Because this is not a gentle handover. It is a reset.

A poor season has stripped away any illusions about Liverpool’s depth and direction. Big characters have gone. Mohamed Salah, Andy Robertson and Ibrahima Konaté have all departed, taking with them goals, leadership and years of institutional knowledge. Those are not gaps you paper over with versatility and optimism. They are fault lines.

So the summer becomes decisive. Iraola and Hughes are not just shaping a team; they are shaping the next version of Liverpool’s identity.

The early signs suggest they are wasting no time. Contact has already been made with RB Leipzig over Yan Diomande, with Liverpool understood to be in a strong position to move for the 19-year-old. At that age, he is a project, but clearly one the new regime views as central rather than peripheral.

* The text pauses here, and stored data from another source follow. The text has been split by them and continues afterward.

# GinZhu/RDST

Hardware: AMD Instinct MI355X
Metric: SR patches/sec fwd+bwd, RDST-E1 x4 64->256 (higher is better)
Workload: dtype bf16; 1 GPU; RDST-E1 x4 (RDST_E1_OASIS_example_SRx4.ini), 1x64x64 LR patches -> 256x256, step = fwd + L1 + bwd + flat-bucket grad all-reduce + Adam; global_batch=32, per_gpu_batch=32, parallelism=dp1, hip_graph=True, grad_bucket_bytes=17859844

## Files before the change

### rdst_amd/csrc/lnlin3_mfma.hip

```cpp
#include "linear.h"
#include "lds_dma.h"
#include "mfma.h"
#include "wattn_hd.h"
#include <stdlib.h>

#ifndef LB3_LOADW_SHAPE
#define LB3_LOADW_SHAPE(K, N) (((K) == 60 && (N) == 180) || ((K) == 90 && (N) == 270) || ((K) == 120 && (N) == 120))
#endif
#ifndef LB3_ABL
#define LB3_ABL 0
#endif

#ifdef LB3_STAMPS
constexpr bool LB3_TICKS = true;
#else
constexpr bool LB3_TICKS = false;
#endif
constexpr const char* LB3_LEGEND = "stash fetch barrier compute finish - - -";

namespace {
using namespace wahd;
using MM = Mma<bf16>;

struct LB3Args {
  const bf16* X; int64_t ldx; const float* stats; const float* lnw; const float* W;
  const bf16* dY; int64_t lddy; bf16* dX; int64_t lddx; const bf16* Acc; int64_t ldacc;
  const bf16* Acc2; int64_t ldacc2;
  float* slab; int64_t slab_stride;
  int64_t M; int64_t ntiles; int tiles_per_wg;
};

template <int K_, int N_>
struct LB3 {
  static constexpr int K = K_, N = N_;
  static constexpr int NCT = (K + 1 + 31) / 32, NW = (N + 31) / 32, KN = (N + 15) / 16;
  static constexpr bool WIDE = N >= 180;
  static constexpr int TN = WIDE ? 3 : 1;
  static constexpr int TC = (K == 120 && N == 360) ? 2 : WIDE ? 1 : NCT;
  static_assert(NW % TN == 0 && NCT % TC == 0, "blocking");
  static constexpr int NGN = NW / TN, NGC = NCT / TC, NWG = NGN * NGC;
  static constexpr int NDG = NCT;
  static constexpr int NWV = NWG + NDG, NT = 64 * NWV;
  static constexpr int PKX = (K * 2 + 15) / 16, PKY = (N * 2 + 15) / 16;
  static constexpr int NY = 32 * PKY, NX = 32 * PKX;
  static constexpr bool LOADW = LB3_LOADW_SHAPE(K_, N_);
  static constexpr bool SPLITR = WIDE || LOADW;
  static constexpr int NTW = SPLITR ? 64 * NWG : NT, NTD = SPLITR ? 64 * NDG : NT;
  static constexpr int cdiv(int a, int b) { return (a + b - 1) / b; }
  static constexpr bool ACC_BY_W = K == 120 && N == 360;
  static constexpr int W_SY = cdiv(NY, NTW), W_SX = cdiv(NX, NTW), W_SA = (WIDE && !ACC_BY_W && !LOADW) ? 0 : cdiv(NX, NTW);
  static constexpr int D_SY = SPLITR ? 0 : W_SY, D_SX = SPLITR ? 0 : W_SX, D_SA = (ACC_BY_W || LOADW) ? 0 : cdiv(NX, NTD);
  static constexpr int CP = 32 * NCT;
  static constexpr int LDX = NCT == 4 ? 336 : CP * 2 + 16;
  static constexpr int LDY = lds_plane_stride(32 * NW);
  static constexpr int OFF_AC = 32 * LDX, OFF_DY = 64 * LDX, OFF_SM = OFF_DY + 32 * LDY, BUF = OFF_SM + 128;
  static constexpr int OFF_RED = 2 * BUF;
  static constexpr int SMEM = OFF_RED + 2 * NCT * 256;
  static constexpr int PERCU0 = 12 / NWV < 1 ? 1 : 12 / NWV;
  static constexpr int PERCU1 = WIDE ? 1 : PERCU0 > 2 ? 2 : PERCU0;
  static constexpr int PERCU = PERCU1 * SMEM > 160 * 1024 ? 1 : PERCU1;
  static constexpr int WPS = (NWV * PERCU + 3) / 4;
};
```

Leipzig, though, are digging in. The German club remains determined to keep hold of him, a stance that will test Liverpool’s resolve and structure in the market. This is the new reality: every promising teenager comes at a premium, every negotiation is a battle over upside and potential.

For Iraola, the equation is stark. He needs fresh legs, fresh ideas and fresh energy in a dressing room that has lost some of its core. Hughes must deliver them. Between them, they have a single window to show that Liverpool’s step into a new era is a calculated stride, not a blind leap.

The introductions are done. The real work starts with the first signature.